More specifically, 1) R ₃ is —O—
When R ₄ is a compound such as benzyl group, p-nitrobenzyl group, benzyloxycarbonyl group, p-nitrobenzyloxycarbonyl group and benzhydryl group, R ₄ is palladium-supported carbon, platinum oxide, or other known metal Deprotection by catalytic reduction using a catalyst gives the general formula

[0087]

[Chemical 9]

(In the formula, R ₁ and R ₂ are the same as above.)

The N-hydroxy-2-azetidinone derivative can be used. As a reaction solvent, methanol, ethanol, dioxane, tetrahydrofuran (TH
F), preferably in methanol, under a hydrogen pressure of 1-4 atm,
The desired product can be obtained by reacting at 0 to 50 ° C., preferably 10 to 30 ° C. for 30 minutes to 10 hours, usually 1 to 5 hours. The product can be isolated by usual extraction and recrystallization.

Further, the above N-hydroxy-2-azetidinone derivative is reduced with a reducing agent such as titanium trichloride to give a compound of the general formula

[0091]

[Chemical 10]

(In the formula, R ₁ and R ₂ are the same as above.)

It is possible to derive the 2-azetidinone derivative of. As the reaction solvent, use methanol, ethanol, dioxane, THF, or a water buffer solution (including mixed solvents).
At 0 to 50 ° C., preferably at 15 to 30 ° C. in water-containing methanol, an aqueous solution of TiCl ₃ is added while neutralizing with an aqueous sodium hydroxide solution and reacted for 20 minutes to 5 hours, preferably 30 minutes to 2 hours, ethyl acetate, The target product can be obtained by extraction with an organic solvent such as benzene or chloroform.

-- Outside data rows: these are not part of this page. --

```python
from . import _lib
from ._lib import ACT_GELU, ACT_NONE, ACT_QUICK_GELU, A_CONV2D, A_ROWS, OUT_BF16, OUT_F32, OUT_F32_ATOMIC, SvdxAttn, SvdxTapGemm, load

bf16 = torch.bfloat16

_DTYPE_CODE = {torch.float32: 0, torch.bfloat16: 1, torch.float16: 2}


def dtype_code(t: torch.Tensor, what: str) -> int:
    try:
        return _DTYPE_CODE[t.dtype]
    except KeyError:
        raise TypeError(f"svd_xtend_b200: {what} has dtype {t.dtype}; supported: float32, bfloat16, float16") from None

LAUNCHES = [0]
_KERNELS_PER_CALL = {"svdx_groupnorm_apply_fused": 1, "svdx_attention_bwd": 3, "svdx_adamw_graph": 2, "svdx_adamw_p2p": 2,
                     "svdx_adamw_graph_ema": 2, "svdx_adamw_p2p_ema": 2, "svdx_ema_multi": 2, "svdx_adamw8bit": 2,
                     "svdx_adamw8bit_ema": 2}


def check(rc: int, what: str = "") -> None:
    LAUNCHES[0] += _KERNELS_PER_CALL.get(what, 1)
    _lib.check(rc, what)


ABLATE: set = set()
ACCOUNT = None
SHAPE_LOG = None


def _fam(family: str, flops: float = 0.0, nbytes: float = 0.0) -> bool:
    if ACCOUNT is not None:
        ACCOUNT(family, flops, nbytes)
    return family in ABLATE


def _stream() -> int:
    return torch.cuda.current_stream().cuda_stream

# ... 794 lines not shown
```

Before: 159.2.

## Software-pipeline attention kernels with ping-pong warpgroups, deeper stages, fused delta

The forward attention kernel now overlaps the next tile's QK^T wgmma with the previous tile's PV wgmma. It uses ping-pong named barriers so the two consumer warpgroups alternate tensor-core issue. The dq and dkv backward kernels are software-pipelined the same way by issuing the next half-tile's S/dP GEMMs while the current dS/P GEMMs run. Pipeline stages go from 2 to 4, and the separate delta kernel is folded into the dq kernel (the dkv producer reads lse/delta into per-stage smem). This costs more shared memory and register pressure, and adds an ordering dependency: the dkv kernel reads delta written by the dq kernel.

Result: faster. 161.3, median of 6 (+1.3%).

```diff
diff --git a/svd_xtend_b200/csrc/attention.cu b/svd_xtend_b200/csrc/attention.cu
--- a/svd_xtend_b200/csrc/attention.cu
+++ b/svd_xtend_b200/csrc/attention.cu
@@ -7,6 +7,7 @@
 constexpr int AT_THREADS = 288;
 constexpr int AT_PRODUCER = 8;
 constexpr int AT_CONSUMER_WARPS = 8;
+constexpr int AT_STAGES = 4;
 constexpr int TILE_BYTES = 128 * 64 * 2;
 constexpr float LOG2E = 1.4426950408889634f;
 
@@ -16,6 +17,7 @@
   long long outer_stride, inner_stride, tok_stride;
   float scale;
   bf16* o; long long ldo;
+  const bf16* dout; long long lddo;
   float* lse;
   float* delta;
   bf16* dq; long long lddq;
@@ -44,21 +46,33 @@
   return y;
 }
 
-SVDX_DEVINL void mma_abt64(float (&d)[32], uint32_t a_rows, uint32_t b_rows) {
+SVDX_DEVINL void mma_abt128(float (&d)[64], uint32_t a_rows, uint32_t b_rows) {
   const uint64_t a = make_smem_desc_sw128(a_rows, 16, 1024), b = make_smem_desc_sw128(b_rows, 16, 1024);
   wgmma_fence();
 #pragma unroll
-  for (int ks = 0; ks < 4; ++ks) wgmma_ss_n64<0, 0>(d, a + 2 * ks, b + 2 * ks, ks > 0 ? 1u : 0u);
+  for (int ks = 0; ks < 4; ++ks) wgmma_ss_n128<0, 0>(d, a + 2 * ks, b + 2 * ks, ks > 0 ? 1u : 0u);
   wgmma_commit();
 }
-SVDX_DEVINL void mma_pb64(float (&acc)[32], const float (&p)[32], uint32_t b_rows) {
+SVDX_DEVINL void mma_abt64x2(float (&s)[32], uint32_t a1, uint32_t b1, float (&dp)[32], uint32_t a2, uint32_t b2) {
+  const uint64_t da1 = make_smem_desc_sw128(a1, 16, 1024), db1 = make_smem_desc_sw128(b1, 16, 1024);
+  const uint64_t da2 = make_smem_desc_sw128(a2, 16, 1024), db2 = make_smem_desc_sw128(b2, 16, 1024);
+  wgmma_fence();
+#pragma unroll
+  for (int ks = 0; ks < 4; ++ks) wgmma_ss_n64<0, 0>(s, da1 + 2 * ks, db1 + 2 * ks, ks > 0 ? 1u : 0u);
+#pragma unroll
+  for (int ks = 0; ks < 4; ++ks) wgmma_ss_n64<0, 0>(dp, da2 + 2 * ks, db2 + 2 * ks, ks > 0 ? 1u : 0u);
+  wgmma_commit();
+}
+template <int KS>
+SVDX_DEVINL void mma_rb(float (&acc)[32], const uint32_t (&a)[4 * KS], uint32_t b_rows) {
   const uint64_t b = make_smem_desc_sw128(b_rows, 8192, 1024);
-  wgmma_fence();
-#pragma unroll
-  for (int ks = 0; ks < 4; ++ks)
-    wgmma_rs_n64_tb(acc, pack_bf16x2(p[8 * ks], p[8 * ks + 1]), pack_bf16x2(p[8 * ks + 2], p[8 * ks + 3]),
-                    pack_bf16x2(p[8 * ks + 4], p[8 * ks + 5]), pack_bf16x2(p[8 * ks + 6], p[8 * ks + 7]), b + (2048 >> 4) * ks, 1u);
-  wgmma_commit();
+#pragma unroll
+  for (int ks = 0; ks < KS; ++ks) wgmma_rs_n64_tb(acc, a[4 * ks], a[4 * ks + 1], a[4 * ks + 2], a[4 * ks + 3], b + (2048 >> 4) * ks, 1u);
+}
+template <int R>
+SVDX_DEVINL void pack_frag(uint32_t (&a)[R / 2], const float (&d)[R]) {
+#pragma unroll
+  for (int i = 0; i < R / 2; ++i) a[i] = pack_bf16x2(d[2 * i], d[2 * i + 1]);
 }
 SVDX_DEVINL int frag_col(int i, int lane) { return 8 * (i >> 2) + 2 * (lane & 3) + (i & 1); }
 SVDX_DEVINL int frag_hi(int i) { return (i >> 1) & 1; }
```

As described above, in the 2-azetidinone derivative, the compound in which R ₃ is —O—R ₄ is reduced with metallic sodium in liquid ammonia without isolating the N-hydroxy-2-azetidinone derivative in the middle. Can be obtained directly by The 2-azetidinone derivative as a raw material may be directly added to the liquid ammonia solution of sodium metal,
When the raw material is poorly soluble, good results can be obtained by dissolving the raw material in a small amount of THF and adding it little by little. Reaction is -50 to -30
The reaction is carried out at 5 ° C for 1 minute to 1 hour, and after the reaction, ammonium chloride is added, an extraction solvent such as CH ₂ Cl _{2 is} further added, and ammonia is driven out with nitrogen gas, and then the desired product can be obtained by a normal extraction operation. .

Claims (2)

[Claims] 1. A compound represented by the general formula (I): (In the formula, R ₁ represents a hydrogen atom, a lower alkyl group, a hydroxy lower alkyl group which may have a protecting group or an amino group which may have a substituent. R ₂ represents a lower alkyl group, a substituted lower alkyl group R ₃ represents a hydrogen atom, an aryl group, a substituted aryl group, an aralkyl group, a substituted aralkyl group or the general formula —O—R ₄ (wherein R ₄ is a hydrogen atom or a lower alkyl group). A group, an acyl group represented by a substituted lower alkyl group (the substituent on the lower alkyl group is a phenyl group, a substituted phenyl group, a heterocyclic group, a substituted heterocyclic group, a tri-lower alkylsilyl group or a sulfo group), acyl Group, a lower alkoxycarbonyl group, a substituted lower alkoxycarbonyl group, an aryloxycarbonyl group or a sulfo group). Compound 2. The configuration and substituents at the 3- and 4-positions are 3S-.
[(R) -1-hydroxy (or substituted hydroxy)
The β-lactam compound according to claim 1, which is ethyl] -4S-substituted thio.